Based on this research, maintaining healthy teeth and good chewing ability appears to be associated with lower gallstone risk. If you have missing teeth, discussing replacement options (like dentures or implants) with your dentist might be worthwhile. However, this study shows association, not causation, so tooth care should be one part of overall health maintenance, not a guaranteed gallstone prevention strategy. Confidence level: Moderate—the finding is consistent and based on a large sample, but more research is needed to confirm causation.

This research is most relevant for people who have lost teeth or have poor dental health and are concerned about gallstone risk. It’s also important for dentists and doctors to understand the broader health impacts of tooth loss. People with a family history of gallstones or other risk factors should pay special attention. However, this doesn’t mean people with healthy teeth won’t get gallstones—many other factors contribute to gallstone formation.

If you improve your chewing ability by replacing missing teeth or improving dental health, you wouldn’t expect immediate changes in gallstone risk. The protective effect likely builds over time as your overall digestive health improves. Any benefits would probably take months to years to develop, similar to other preventive health measures.
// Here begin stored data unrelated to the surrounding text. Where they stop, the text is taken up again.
#ifndef VPIC_HIP_FOLLOW
#define VPIC_HIP_FOLLOW 1
#endif
  constexpr int FOLLOW_REACH = 3;
  int sample = -1;
  bool follow = false;
  if (TILE && VPIC_HIP_FOLLOW && tile_base != NO_WINDOW) {
    unsigned flag = 0;
    if (P.follow < 0) asm volatile("s_load_dword %0, %1, 0x8\n\ts_waitcnt lgkmcnt(0)" : "=s"(flag) : "s"(P.crossed));
    follow = P.follow > 0 || flag == 1u;
  }
  if (follow && wave == 0 && last > first)
    sample = record_cell(p.r, (long long)first + (int)(((long long)lane * (last - first)) >> 6));
  if (!CHARGELESS)
    for (int k = tid; k < 12 * NSLOT_PAD; k += PUSH_THREADS) s_acc[k] = 0;
  if (HIST)
    for (int k = tid; k < (NSLOT_PAD + 1) / 2; k += PUSH_THREADS) s_cnt[k] = 0;
  if (SORT)
    for (int k = tid; k < NSLOT_PAD; k += PUSH_THREADS) s_cnt[k] = 0;
  if (TILE) {
    if (follow) {
      if (wave == 0) {
        const bool have = sample >= 0;
        const int cz = (int)(__umulhi((unsigned)max(sample, 0), P.mul_sz) >> P.sh_sz), rem = max(sample, 0) - cz * P.sz;
        const int cy = (int)(__umulhi((unsigned)rem, P.mul_sy) >> P.sh_sy), cx = rem - cy * P.sy;
        int best[3];
#pragma unroll
        for (int a = 0; a < 3; a++) {
          const int c = a == 0 ? cx : a == 1 ? cy : cz, b0 = a == 0 ? bx0 : a == 1 ? by0 : bz0, n = a == 0 ? P.nx : a == 1 ? P.ny : P.nz;
          const int hi = max(n - 4, 0);
          int pick = min(max(b0, 0), hi), top = -1;
#pragma unroll
          for (int t = 0; t < 2 * FOLLOW_REACH + 1; t++) {
            const int d = (t & 1) ? -((t + 1) >> 1) : (t >> 1);
            const int b = min(max(b0 + d, 0), hi);
            const int cover = __popcll(__ballot(have && c >= b && c <= b + 5)), inner = __popcll(__ballot(have && c > b && c < b + 5));
            const int score = 2 * cover + inner;
            if (score > top) { top = score; pick = b; }
          }
          best[a] = pick;
        }
        if (lane == 0) s_wbase = best[0] + P.sy * best[1] + P.sz * best[2];
      }
    } else if (tid == 0) s_wbase = tile_base;
  } else if (DET) {
    if (tid == 0) s_wbase = NO_WINDOW;
  } else if (!CHARGELESS && wave == 0) {
    const int chunk_n = min(WAVES * wave_span, P.np - first);
    const int sidx = first + (int)(((long long)lane * chunk_n) >> 6);
    const int k0 = record_cell(p.r, sidx);
    int rank = 0;
    for (int l = 0; l < 64; l++) {
      const int kl = __builtin_amdgcn_readlane(k0, l);
      rank += (kl < k0 || (kl == k0 && l < lane)) ? 1 : 0;
    }
    const unsigned long long is_med = __ballot(rank == 31);
    const int m = __builtin_amdgcn_readlane(k0, __ffsll((long long)is_med) - 1) - WX / 2 + WMARGIN;
    if (lane == 0) s_wbase = m - WMARGIN;
  }
  __syncthreads();
  const int wbase = s_wbase;
  const int gsy = P.sy, gsz = P.sz;
  WaveQueue *mq = &s_mq[wave];
  MissList *ml = &s_miss[wave];
  if (lane == 0) ml->total = 0;
  int n_miss = 0;
  int n_mq = 0, n_crossed = 0;

  TileDiv td = {0u, 0u, 0u, 0u, 0.0};
  if (TILE) { td.mul_sy = P.mul_sy; td.sh_sy = P.sh_sy; td.mul_sz = P.mul_sz; td.sh_sz = P.sh_sz; }
  if (DET) td.scale = P.acc_scale;
  TileDiv vtd = td;
  int vsy = gsy, vsz = gsz;
  if (TILE && !DET) {
    vtd.mul_sy = (unsigned)in_vgpr((int)P.mul_sy); vtd.sh_sy = (unsigned)in_vgpr((int)P.sh_sy);
    vtd.mul_sz = (unsigned)in_vgpr((int)P.mul_sz); vtd.sh_sz = (unsigned)in_vgpr((int)P.sh_sz);
    vsy = in_vgpr(gsy); vsz = in_vgpr(gsz);
  }
  HistK hk;
  if (HIST || SORT) {
    hk.hist = P.hist; hk.s_cnt = s_cnt;
    hk.tk.sy = P.sy; hk.tk.sz = P.sz; hk.tk.ntx = P.ntx; hk.tk.nty = P.nty; hk.tk.ntz = P.ntz; hk.tk.ntiles = P.ntiles;
    hk.tk.mul_sy = P.mul_sy; hk.tk.sh_sy = P.sh_sy; hk.tk.mul_sz = P.mul_sz; hk.tk.sh_sz = P.sh_sz;
    hk.tk.mx = P.nx - 1; hk.tk.my = P.ny - 1; hk.tk.mz = P.nz - 1;
  }

  float st0x = 0.f, st0y = 0.f, st0z = 0.f, st1x = 0.f, st1y = 0.f, st1z = 0.f;
  int st0i = 0, st1i = 0;
  int n_pend = 0;
  const bool stage = STAGE && P.stage != 0;
  StagePark *park = &s_park[STAGE ? wave : 0];
  ParticlesK pw = p;
  int rel = 0;
  auto drain_release = [&](const bool all) -> int {
    Straggler sg; sg.live = false; sg.again = 0ull;
    int n_back = 0;
    if (n_mq > 0) {
      __builtin_amdgcn_fence(__ATOMIC_RELEASE, "workgroup");
      n_back = drain_wave<FAST, W, HIST, STAGE>(pw, rel, mq, n_mq, lane, s_acc, g_acc, wbase, dp, ablate, all ? (1 << 30) : StageRounds<CHARGELESS>::value, P.idx_base, ml, n_miss, td.scale, &hk, &sg);
      __builtin_amdgcn_fence(__ATOMIC_ACQ_REL, "workgroup");
    }
#pragma unroll
    for (int j = 0; j < STAGE_CAP; j++) {
      if (j >= n_pend) break;
      const int pb = __builtin_amdgcn_readfirstlane(park->base[j]), qb = __builtin_amdgcn_readfirstlane(park->qb[j]);
      const unsigned long long cmj = ((unsigned long long)(unsigned)__builtin_amdgcn_readfirstlane((int)park->cm_hi[j]) << 32) | (unsigned)__builtin_amdgcn_readfirstlane((int)park->cm_lo[j]);
      const unsigned long long actj = ((unsigned long long)(unsigned)__builtin_amdgcn_readfirstlane((int)park->act_hi[j]) << 32) | (unsigned)__builtin_amdgcn_readfirstlane((int)park->act_lo[j]);
      float fx = j ? st1x : st0x, fy = j ? st1y : st0y, fz = j ? st1z : st0z;
      int fi_ = j ? st1i : st0i;
// ... 137 lines not shown
    bool crosser;
    float sux, suy, suz;
    float spx = 0.f, spy = 0.f, spz = 0.f;
    {
      const unsigned o4 = word_offset(idx, sfirst);
      float v0, v1, v2, v3, v4, v5;
      if (FAST) {
        const float hax = qdt_2mc * __builtin_fmaf(dz, __builtin_fmaf(dy, fe_x.w, fe_x.z), __builtin_fmaf(dy, fe_x.y, fe_x.x));
        const float hay = qdt_2mc * __builtin_fmaf(dx, __builtin_fmaf(dz, fe_y.w, fe_y.z), __builtin_fmaf(dz, fe_y.y, fe_y.x));
        const float haz = qdt_2mc * __builtin_fmaf(dy, __builtin_fmaf(dx, fe_z.w, fe_z.z), __builtin_fmaf(dx, fe_z.y, fe_z.x));
        const float cbx = __builtin_fmaf(dx, fb0.y, fb0.x), cby = __builtin_fmaf(dy, fb0.w, fb0.z), cbz = __builtin_fmaf(dz, fb1.y, fb1.x);
        ux += hax; uy += hay; uz += haz;
        v0 = qdt_2mc * fast_rsq(__builtin_fmaf(ux, ux, __builtin_fmaf(uy, uy, __builtin_fmaf(uz, uz, one))));
        v1 = __builtin_fmaf(cbx, cbx, __builtin_fmaf(cby, cby, cbz * cbz));
        v2 = (v0 * v0) * v1;
        v3 = v0 * __builtin_fmaf(v2, __builtin_fmaf(v2, two_fifteenths, one_third), one);
        v4 = (v3 + v3) * fast_rcp(__builtin_fmaf(v1, v3 * v3, one));
        v0 = __builtin_fmaf(v3, __builtin_fmaf(uy, cbz, -(uz * cby)), ux);
        v1 = __builtin_fmaf(v3, __builtin_fmaf(uz, cbx, -(ux * cbz)), uy);
        v2 = __builtin_fmaf(v3, __builtin_fmaf(ux, cby, -(uy * cbx)), uz);
        ux = __builtin_fmaf(v4, __builtin_fmaf(v1, cbz, -(v2 * cby)), ux);
        uy = __builtin_fmaf(v4, __builtin_fmaf(v2, cbx, -(v0 * cbz)), uy);
        uz = __builtin_fmaf(v4, __builtin_fmaf(v0, cby, -(v1 * cbx)), uz);
        ux += hax; uy += hay; uz += haz;
      } else {
        const float hax = qdt_2mc * ((fe_x.x + dy * fe_x.y) + dz * (fe_x.z + dy * fe_x.w));
        const float hay = qdt_2mc * ((fe_y.x + dz * fe_y.y) + dx * (fe_y.z + dz * fe_y.w));
        const float haz = qdt_2mc * ((fe_z.x + dx * fe_z.y) + dy * (fe_z.z + dx * fe_z.w));
        const float cbx = fb0.x + dx * fb0.y;
        const float cby = fb0.z + dy * fb0.w;
        const float cbz = fb1.x + dz * fb1.y;
        ux += hax; uy += hay; uz += haz;
        v0 = div_normal(qdt_2mc, sqrt_normal(one + (ux * ux + (uy * uy + uz * uz))));
        v1 = cbx * cbx + (cby * cby + cbz * cbz);
        v2 = (v0 * v0) * v1;
        v3 = v0 * (one + v2 * (one_third + v2 * two_fifteenths));
        v4 = div_normal(v3, one + v1 * (v3 * v3));
        v4 += v4;
        v0 = ux + v3 * (uy * cbz - uz * cby);
        v1 = uy + v3 * (uz * cbx - ux * cbz);
        v2 = uz + v3 * (ux * cby - uy * cbx);
        ux += v4 * (v1 * cbz - v2 * cby);
        uy += v4 * (v2 * cbx - v0 * cbz);
        uz += v4 * (v0 * cby - v1 * cbx);
        ux += hax; uy += hay; uz += haz;
      }
      sux = ux; suy = uy; suz = uz;
      if (FAST) v0 = fast_rsq(__builtin_fmaf(ux, ux, __builtin_fmaf(uy, uy, __builtin_fmaf(uz, uz, one))));
      else v0 = div_normal(one, sqrt_normal(one + (ux * ux + (uy * uy + uz * uz))));
      ux *= cdt_dx; uy *= cdt_dy; uz *= cdt_dz;
      ux *= v0; uy *= v0; uz *= v0;
      v0 = dx + ux; v1 = dy + uy; v2 = dz + uz;
      v3 = v0 + ux; v4 = v1 + uy; v5 = v2 + uz;
      const bool incell = (ablate & 2) || fmaxf(fmaxf(fabsf(v3), fabsf(v4)), fabsf(v5)) <= one;
      crosser = active && !incell;
      if (SORT) {
        dst = __shfl(sort_b, sort_head) + (lane - sort_head);
        if (active) {
          const unsigned d4 = (unsigned)dst << 2;
          stf(P.out.ux, d4, sux); stf(P.out.uy, d4, suy); stf(P.out.uz, d4, suz);
          rec4 v; v.x = incell ? v3 : dx; v.y = incell ? v4 : dy; v.z = incell ? v5 : dz; v.w = __int_as_float(key);
          *rec_at(P.out.r, (unsigned)dst) = v;
          stf(P.out.q, d4, q);
        }
      } else
      if (STAGE && stage) {
        if (!TILE || active) { stf(pw.ux, o4, sux); stf(pw.uy, o4, suy); stf(pw.uz, o4, suz); }
        spx = incell ? v3 : dx; spy = incell ? v4 : dy; spz = incell ? v5 : dz;
      } else
      if ((!TILE || active) && !(ablate & 128)) {
        stf_nt(pw.ux, o4, sux); stf_nt(pw.uy, o4, suy); stf_nt(pw.uz, o4, suz);
        str(pw.r, o4 << 2, incell ? v3 : dx, incell ? v4 : dy, incell ? v5 : dz, key);
      }
      if (!CHARGELESS && !(ablate & 1)) {
        const float qd = (incell && active) ? q : 0.f;
        if constexpr (is_det<W>::value) streak12(a, qd, v0, v1, v2, ux, uy, uz, qd * ux * uy * uz * one_third);
        else streak12_moments(a, qd, v0, v1, v2, ux, uy, uz);
      } else {
#pragma unroll
        for (int k = 0; k < 12; k++) a[k] = 0.f;
      }
    }
    if constexpr (WIN == 4) run_deposit_fixed<16, W>(a, key, lane, s_acc, g_acc, wbase, gsy, gsz, td, ml, n_miss);
    else
    if (!CHARGELESS) run_deposit<UNORDERED ? 1 : TILE ? TILE_MAIN_BLOCK : MAIN_BLOCK, W>(a, (UNORDERED && crosser) ? -1 : key, lane, s_acc, g_acc, wbase, vsy, vsz, vtd, ml, n_miss,
                                                                                            HIST ? &hk : nullptr, active && !crosser, SORT ? sort_slot : -2);
    {
      const unsigned long long cm = __ballot(crosser);
      const int cnt = __popcll(cm);
      n_crossed += cnt;
      if constexpr (STAGE) {
        int phase = (n_mq + cnt > MQW) ? 0 : 1, attempt = 0;
#pragma unroll 1
        for (;;) {
          if (phase == 1) {
            if (crosser) {
              const int d = n_mq + mbcnt64(cm);
              mq->pos_i[d] = make_float4(dx, dy, dz, __int_as_float(stage ? (key | (1 << STAGED_BIT)) : key));
              mq->disp_idx[d] = make_float4(ux, uy, uz, __int_as_float(idx));
              mq->q[d] = q;
            }
            if (stage) {
              if (n_pend == 0) { st0x = spx; st0y = spy; st0z = spz; st0i = key; } else { st1x = spx; st1y = spy; st1z = spz; st1i = key; }
              const unsigned long long act = __ballot(!TILE || active);
              if (lane == 0) {
                park->base[n_pend] = base; park->qb[n_pend] = n_mq;
                park->cm_lo[n_pend] = (unsigned)cm; park->cm_hi[n_pend] = (unsigned)(cm >> 32);
                park->act_lo[n_pend] = (unsigned)act; park->act_hi[n_pend] = (unsigned)(act >> 32);
              }
              n_pend++;
            }
            n_mq += cnt;
            if (n_mq < 64 && n_pend < STAGE_CAP) break;
          }
          n_mq = drain_release(phase == 0 && attempt > 0);
          if (phase == 1) break;
          attempt++;
          if (n_mq + cnt <= MQW) phase = 1;
        }
      } else {
      int attempt = 0;
#pragma unroll 1
      for (int phase = (n_mq + cnt > MQW) ? 0 : 1; phase < 2;) {
        if (phase == 1) {
          if (crosser) {
            const int d = n_mq + mbcnt64(cm);
            mq->pos_i[d] = make_float4(dx, dy, dz, __int_as_float(key));
            mq->disp_idx[d] = make_float4(ux, uy, uz, __int_as_float(SORT ? dst : idx));
            mq->q[d] = q;
          }
          n_mq += cnt;
          if (n_mq < 64) break;
        }
        const int n_now = min(n_mq, 64);
        __builtin_amdgcn_fence(__ATOMIC_RELEASE, "workgroup");
        const int cap = (phase == 0 && attempt > 0) ? (1 << 30) : 1;
        const int n_back = drain_wave<FAST, W, HIST, false, SORT>(SORT ? P.out : pw, rel, mq, n_now, lane, s_acc, g_acc, wbase, dp, ablate, cap, P.idx_base, ml, n_miss, td.scale, &hk);
            const int n_left = n_mq - n_now;
        const int src = lane < n_left ? 64 + lane : 0;
        const float4 t0 = mq->pos_i[src], t2 = mq->disp_idx[src];
        const float t1 = mq->q[src];
        __builtin_amdgcn_fence(__ATOMIC_ACQ_REL, "workgroup");
        if (lane < n_left) { const int d = n_back + lane; mq->pos_i[d] = t0; mq->disp_idx[d] = t2; mq->q[d] = t1; }
        n_mq = n_back + n_left;
        if (phase == 0) { attempt++; if (n_mq + cnt <= MQW) phase = 1; }
        else phase = 2;
      }
      }
    }
  }
  }
  __builtin_amdgcn_fence(__ATOMIC_RELEASE, "workgroup");
  if constexpr (STAGE) n_mq = drain_release(true);
  else
  drain_wave<FAST, W, HIST, false, SORT>(SORT ? P.out : pw, rel, mq, n_mq, lane, s_acc, g_acc, wbase, dp, ablate, 1 << 30, P.idx_base, ml, n_miss, td.scale, &hk);
  if (!CHARGELESS && !DET) flush_misses(ml, n_miss, g_acc, lane);

  if (lane == 0 && n_crossed) atomicAdd(P.crossed + (blockIdx.x & 255u) * 16u, (unsigned)n_crossed);
  if (!CHARGELESS && lane == 0 && ml->total) atomicAdd(P.crossed + (blockIdx.x & 255u) * 16u + 1u, (unsigned)ml->total);

  __syncthreads();
  if (ablate & 8) return;
  if (HIST && wbase != NO_WINDOW) {
    for (int slot = tid; slot < W::NSLOT; slot += PUSH_THREADS) {
      const unsigned n = (s_cnt[slot >> 1] >> ((slot & 1) << 4)) & 0xffffu;
      const int lx = slot % WX, lyz = slot / WX, ly = lyz % WX, lz = lyz / WX;
      if (n) atomicAdd(&P.hist[sort_key<true>(wbase + lx + gsy * ly + gsz * lz, hk.tk)], (int)n);
    }
  }
  const int k = tid % 12, c0 = tid / 12;
  if constexpr (DET) {
    if (TILE && wbase != NO_WINDOW && tid < 12 * FLUSH_CELLS) {
      unsigned long long *g64 = reinterpret_cast<unsigned long long *>(g_acc);
      for (int cell = c0; cell < W::NSLOT; cell += FLUSH_CELLS) {
        const unsigned long long v = (unsigned long long)s_acc[k * NSLOT_PAD + cell];
        const int lx = cell % WX, lyz = cell / WX, ly = lyz % WX, lz = lyz / WX;
        if (v) atomicAdd(g64 + (size_t)(wbase + lx + gsy * ly + gsz * lz) * 12 + k, v);
      }
    }
  } else if constexpr (TILE) {
    if (wbase != NO_WINDOW && tid < 12 * FLUSH_CELLS) {
      const TermSigns sg = term_signs(k & 3);
      const acc_t *src = s_acc + (k & ~3) * NSLOT_PAD;
      for (int cell = c0; cell < W::NSLOT; cell += FLUSH_CELLS) {
        const float v = (float)term_of(sg, src[cell], src[NSLOT_PAD + cell], src[2 * NSLOT_PAD + cell], src[3 * NSLOT_PAD + cell]);
        const int lx = cell % WX, lyz = cell / WX, ly = lyz % WX, lz = lyz / WX;
        if (v != 0.f) atomicAdd(g_acc + (size_t)(wbase + lx + gsy * ly + gsz * lz) * 12 + k, v);
      }
    }
  } else if (tid < 12 * FLUSH_CELLS) {
    const TermSigns sg = term_signs(k & 3);
#pragma unroll
    for (int s = 0; s < NSEG; s++) {
      const int seg_base = wbase + ((s == 0) ? 0 : (s == 1) ? gsy : (s == 2) ? -gsy : (s == 3) ? gsz : -gsz);
      const acc_t *src = s_acc + (k & ~3) * NSLOT_PAD + s * WX;
      float *dst = g_acc + (size_t)seg_base * 12 + k;
      for (int cell = c0; cell < WX; cell += FLUSH_CELLS) {
        const float v = (float)term_of(sg, src[cell], src[NSLOT_PAD + cell], src[2 * NSLOT_PAD + cell], src[3 * NSLOT_PAD + cell]);
        if (v != 0.f) atomicAdd(dst + cell * 12, v);
      }
    }
  }
}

Want to Apply This Research?

  • Track your dental health status monthly by noting: number of natural teeth, any missing teeth, denture/implant status, and any chewing difficulties. Rate your chewing ability on a scale of 1-10 for different food types (hard, chewy, soft).
  • Set a reminder to schedule regular dental checkups every 6 months. If you have missing teeth, use the app to track progress toward getting them replaced. Log any changes in your ability to chew different foods, which can help you and your doctor monitor your digestive health.
  • Create a quarterly review where you assess your overall dental health status and any changes in digestion or gallbladder-related symptoms. Use the app to correlate any improvements in chewing ability with changes in digestive comfort. Share this data with both your dentist and doctor to help them understand your complete health picture.

This study shows an association between chewing ability and gallstone risk but does not prove that poor chewing causes gallstones. This research is for informational purposes only and should not replace professional medical advice. If you have concerns about gallstones, tooth loss, or digestive health, consult with your doctor or dentist. Do not make decisions about dental treatment or gallstone prevention based solely on this study. Individual risk factors vary greatly, and what applies to the general population may not apply to you specifically.